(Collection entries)
━━━━━━━━━━━━━━━━━━━━

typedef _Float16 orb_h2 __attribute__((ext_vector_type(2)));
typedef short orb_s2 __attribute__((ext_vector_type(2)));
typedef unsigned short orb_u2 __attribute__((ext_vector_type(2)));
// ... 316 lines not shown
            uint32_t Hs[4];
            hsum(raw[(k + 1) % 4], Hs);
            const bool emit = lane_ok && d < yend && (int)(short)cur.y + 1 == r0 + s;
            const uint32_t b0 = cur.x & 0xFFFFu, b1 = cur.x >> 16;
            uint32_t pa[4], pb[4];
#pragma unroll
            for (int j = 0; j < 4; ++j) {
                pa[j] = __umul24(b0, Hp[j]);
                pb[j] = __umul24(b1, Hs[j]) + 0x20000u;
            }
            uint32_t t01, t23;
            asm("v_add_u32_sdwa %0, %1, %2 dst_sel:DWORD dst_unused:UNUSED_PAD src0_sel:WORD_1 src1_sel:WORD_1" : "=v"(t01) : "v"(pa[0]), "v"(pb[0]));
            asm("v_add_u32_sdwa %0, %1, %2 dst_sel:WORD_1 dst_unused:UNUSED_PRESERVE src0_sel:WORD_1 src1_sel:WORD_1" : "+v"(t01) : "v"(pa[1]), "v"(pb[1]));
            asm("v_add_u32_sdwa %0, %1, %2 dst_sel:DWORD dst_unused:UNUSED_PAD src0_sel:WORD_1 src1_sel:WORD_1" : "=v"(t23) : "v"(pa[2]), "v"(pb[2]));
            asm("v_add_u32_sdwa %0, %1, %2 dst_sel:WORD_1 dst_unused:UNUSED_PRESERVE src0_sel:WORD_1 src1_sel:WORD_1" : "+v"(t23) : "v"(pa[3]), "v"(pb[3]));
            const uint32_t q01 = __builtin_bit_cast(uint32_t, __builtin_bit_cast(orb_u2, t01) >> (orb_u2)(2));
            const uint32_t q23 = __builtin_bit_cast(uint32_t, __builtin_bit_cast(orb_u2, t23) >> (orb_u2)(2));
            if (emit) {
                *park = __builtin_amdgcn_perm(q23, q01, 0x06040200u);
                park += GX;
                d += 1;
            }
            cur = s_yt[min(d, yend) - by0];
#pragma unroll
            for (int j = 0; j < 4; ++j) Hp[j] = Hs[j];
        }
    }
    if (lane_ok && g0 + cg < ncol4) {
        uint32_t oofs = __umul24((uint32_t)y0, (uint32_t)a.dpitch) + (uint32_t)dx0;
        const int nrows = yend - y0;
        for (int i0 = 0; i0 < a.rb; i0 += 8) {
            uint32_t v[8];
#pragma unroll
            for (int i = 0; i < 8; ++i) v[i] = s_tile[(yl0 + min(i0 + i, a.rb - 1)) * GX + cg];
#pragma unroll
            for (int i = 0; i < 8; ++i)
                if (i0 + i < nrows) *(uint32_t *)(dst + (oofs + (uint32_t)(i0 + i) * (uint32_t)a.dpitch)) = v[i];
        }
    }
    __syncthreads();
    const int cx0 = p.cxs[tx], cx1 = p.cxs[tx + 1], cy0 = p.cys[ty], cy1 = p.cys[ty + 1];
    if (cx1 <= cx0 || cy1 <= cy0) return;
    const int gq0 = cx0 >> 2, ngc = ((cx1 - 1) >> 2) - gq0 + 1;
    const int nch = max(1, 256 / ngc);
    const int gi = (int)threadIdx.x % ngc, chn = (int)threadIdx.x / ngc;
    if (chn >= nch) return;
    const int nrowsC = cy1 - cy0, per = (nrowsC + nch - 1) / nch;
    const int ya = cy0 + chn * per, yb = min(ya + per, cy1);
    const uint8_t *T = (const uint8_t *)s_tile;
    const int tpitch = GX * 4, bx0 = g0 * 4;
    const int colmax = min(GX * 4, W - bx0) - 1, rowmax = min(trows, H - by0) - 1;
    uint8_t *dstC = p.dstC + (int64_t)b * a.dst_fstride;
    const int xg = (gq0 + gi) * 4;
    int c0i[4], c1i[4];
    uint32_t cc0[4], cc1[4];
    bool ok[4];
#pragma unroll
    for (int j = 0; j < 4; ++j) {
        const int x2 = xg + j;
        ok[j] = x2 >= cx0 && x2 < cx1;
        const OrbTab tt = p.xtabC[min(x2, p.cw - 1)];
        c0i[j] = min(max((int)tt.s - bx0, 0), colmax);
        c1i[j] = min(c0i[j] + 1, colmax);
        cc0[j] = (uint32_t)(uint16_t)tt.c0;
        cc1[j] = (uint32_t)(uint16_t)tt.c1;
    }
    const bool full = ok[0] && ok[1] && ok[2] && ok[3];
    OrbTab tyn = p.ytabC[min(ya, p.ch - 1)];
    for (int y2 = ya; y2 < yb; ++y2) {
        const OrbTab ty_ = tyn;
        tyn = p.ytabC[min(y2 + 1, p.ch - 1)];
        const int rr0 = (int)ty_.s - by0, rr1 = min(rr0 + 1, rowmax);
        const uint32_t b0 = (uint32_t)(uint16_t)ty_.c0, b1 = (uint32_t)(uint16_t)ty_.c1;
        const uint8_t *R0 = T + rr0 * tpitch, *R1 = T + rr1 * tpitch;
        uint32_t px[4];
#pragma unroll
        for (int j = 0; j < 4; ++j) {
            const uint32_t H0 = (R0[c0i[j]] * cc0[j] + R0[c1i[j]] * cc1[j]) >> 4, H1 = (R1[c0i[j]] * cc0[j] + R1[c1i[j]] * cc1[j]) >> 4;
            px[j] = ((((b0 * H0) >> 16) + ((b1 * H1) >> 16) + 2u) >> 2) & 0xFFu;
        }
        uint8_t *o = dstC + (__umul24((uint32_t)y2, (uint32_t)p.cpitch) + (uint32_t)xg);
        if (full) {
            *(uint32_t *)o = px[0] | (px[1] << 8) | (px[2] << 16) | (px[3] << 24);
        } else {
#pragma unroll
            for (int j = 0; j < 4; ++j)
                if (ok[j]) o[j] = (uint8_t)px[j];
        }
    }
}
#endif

━━━━━━━━━━━━━━━━━━━━

→ **Task statement**
Could you reproduce every record exactly as it appears?

→ **Exercise result**
typedef _Float16 orb_h2 __attribute__((ext_vector_type(2)));
typedef short orb_s2 __attribute__((ext_vector_type(2)));
typedef unsigned short orb_u2 __attribute__((ext_vector_type(2)));
// ... 316 lines not shown
            uint32_t Hs[4];
            hsum(raw[(k + 1) % 4], Hs);
            const bool emit = lane_ok && d < yend && (int)(short)cur.y + 1 == r0 + s;
            const uint32_t b0 = cur.x & 0xFFFFu, b1 = cur.x >> 16;
            uint32_t pa[4], pb[4];
#pragma unroll
            for (int j = 0; j < 4; ++j) {
                pa[j] = __umul24(b0, Hp[j]);
                pb[j] = __umul24(b1, Hs[j]) + 0x20000u;
            }
            uint32_t t01, t23;
            asm("v_add_u32_sdwa %0, %1, %2 dst_sel:DWORD dst_unused:UNUSED_PAD src0_sel:WORD_1 src1_sel:WORD_1" : "=v"(t01) : "v"(pa[0]), "v"(pb[0]));
            asm("v_add_u32_sdwa %0, %1, %2 dst_sel:WORD_1 dst_unused:UNUSED_PRESERVE src0_sel:WORD_1 src1_sel:WORD_1" : "+v"(t01) : "v"(pa[1]), "v"(pb[1]));
            asm("v_add_u32_sdwa %0, %1, %2 dst_sel:DWORD dst_unused:UNUSED_PAD src0_sel:WORD_1 src1_sel:WORD_1" : "=v"(t23) : "v"(pa[2]), "v"(pb[2]));
            asm("v_add_u32_sdwa %0, %1, %2 dst_sel:WORD_1 dst_unused:UNUSED_PRESERVE src0_sel:WORD_1 src1_sel:WORD_1" : "+v"(t23) : "v"(pa[3]), "v"(pb[3]));
            const uint32_t q01 = __builtin_bit_cast(uint32_t, __builtin_bit_cast(orb_u2, t01) >> (orb_u2)(2));
            const uint32_t q23 = __builtin_bit_cast(uint32_t, __builtin_bit_cast(orb_u2, t23) >> (orb_u2)(2));
            if (emit) {
                *park = __builtin_amdgcn_perm(q23, q01, 0x06040200u);
                park += GX;
                d += 1;
            }
            cur = s_yt[min(d, yend) - by0];
#pragma unroll
            for (int j = 0; j < 4; ++j) Hp[j] = Hs[j];
        }
    }
    if (lane_ok && g0 + cg < ncol4) {
        uint32_t oofs = __umul24((uint32_t)y0, (uint32_t)a.dpitch) + (uint32_t)dx0;
        const int nrows = yend - y0;
        for (int i0 = 0; i0 < a.rb; i0 += 8) {
            uint32_t v[8];
#pragma unroll
            for (int i = 0; i < 8; ++i) v[i] = s_tile[(yl0 + min(i0 + i, a.rb - 1)) * GX + cg];
#pragma unroll
            for (int i = 0; i < 8; ++i)
                if (i0 + i < nrows) *(uint32_t *)(dst + (oofs + (uint32_t)(i0 + i) * (uint32_t)a.dpitch)) = v[i];
        }
    }
    __syncthreads();
    const int cx0 = p.cxs[tx], cx1 = p.cxs[tx + 1], cy0 = p.cys[ty], cy1 = p.cys[ty + 1];
    if (cx1 <= cx0 || cy1 <= cy0) return;
    const int gq0 = cx0 >> 2, ngc = ((cx1 - 1) >> 2) - gq0 + 1;
    const int nch = max(1, 256 / ngc);
    const int gi = (int)threadIdx.x % ngc, chn = (int)threadIdx.x / ngc;
    if (chn >= nch) return;
    const int nrowsC = cy1 - cy0, per = (nrowsC + nch - 1) / nch;
    const int ya = cy0 + chn * per, yb = min(ya + per, cy1);
    const uint8_t *T = (const uint8_t *)s_tile;
    const int tpitch = GX * 4, bx0 = g0 * 4;
    const int colmax = min(GX * 4, W - bx0) - 1, rowmax = min(trows, H - by0) - 1;
    uint8_t *dstC = p.dstC + (int64_t)b * a.dst_fstride;
    const int xg = (gq0 + gi) * 4;
    int c0i[4], c1i[4];
    uint32_t cc0[4], cc1[4];
    bool ok[4];
#pragma unroll
    for (int j = 0; j < 4; ++j) {
        const int x2 = xg + j;
        ok[j] = x2 >= cx0 && x2 < cx1;
        const OrbTab tt = p.xtabC[min(x2, p.cw - 1)];
        c0i[j] = min(max((int)tt.s - bx0, 0), colmax);
        c1i[j] = min(c0i[j] + 1, colmax);
        cc0[j] = (uint32_t)(uint16_t)tt.c0;
        cc1[j] = (uint32_t)(uint16_t)tt.c1;
    }
    const bool full = ok[0] && ok[1] && ok[2] && ok[3];
    OrbTab tyn = p.ytabC[min(ya, p.ch - 1)];
    for (int y2 = ya; y2 < yb; ++y2) {
        const OrbTab ty_ = tyn;
        tyn = p.ytabC[min(y2 + 1, p.ch - 1)];
        const int rr0 = (int)ty_.s - by0, rr1 = min(rr0 + 1, rowmax);
        const uint32_t b0 = (uint32_t)(uint16_t)ty_.c0, b1 = (uint32_t)(uint16_t)ty_.c1;
        const uint8_t *R0 = T + rr0 * tpitch, *R1 = T + rr1 * tpitch;
        uint32_t px[4];
#pragma unroll
        for (int j = 0; j < 4; ++j) {
            const uint32_t H0 = (R0[c0i[j]] * cc0[j] + R0[c1i[j]] * cc1[j]) >> 4, H1 = (R1[c0i[j]] * cc0[j] + R1[c1i[j]] * cc1[j]) >> 4;
            px[j] = ((((b0 * H0) >> 16) + ((b1 * H1) >> 16) + 2u) >> 2) & 0xFFu;
        }
        uint8_t *o = dstC + (__umul24((uint32_t)y2, (uint32_t)p.cpitch) + (uint32_t)xg);
        if (full) {
            *(uint32_t *)o = px[0] | (px[1] << 8) | (px[2] << 16) | (px[3] << 24);
        } else {
#pragma unroll
            for (int j = 0; j < 4; ++j)
                if (ok[j]) o[j] = (uint8_t)px[j];
        }
    }
}
#endif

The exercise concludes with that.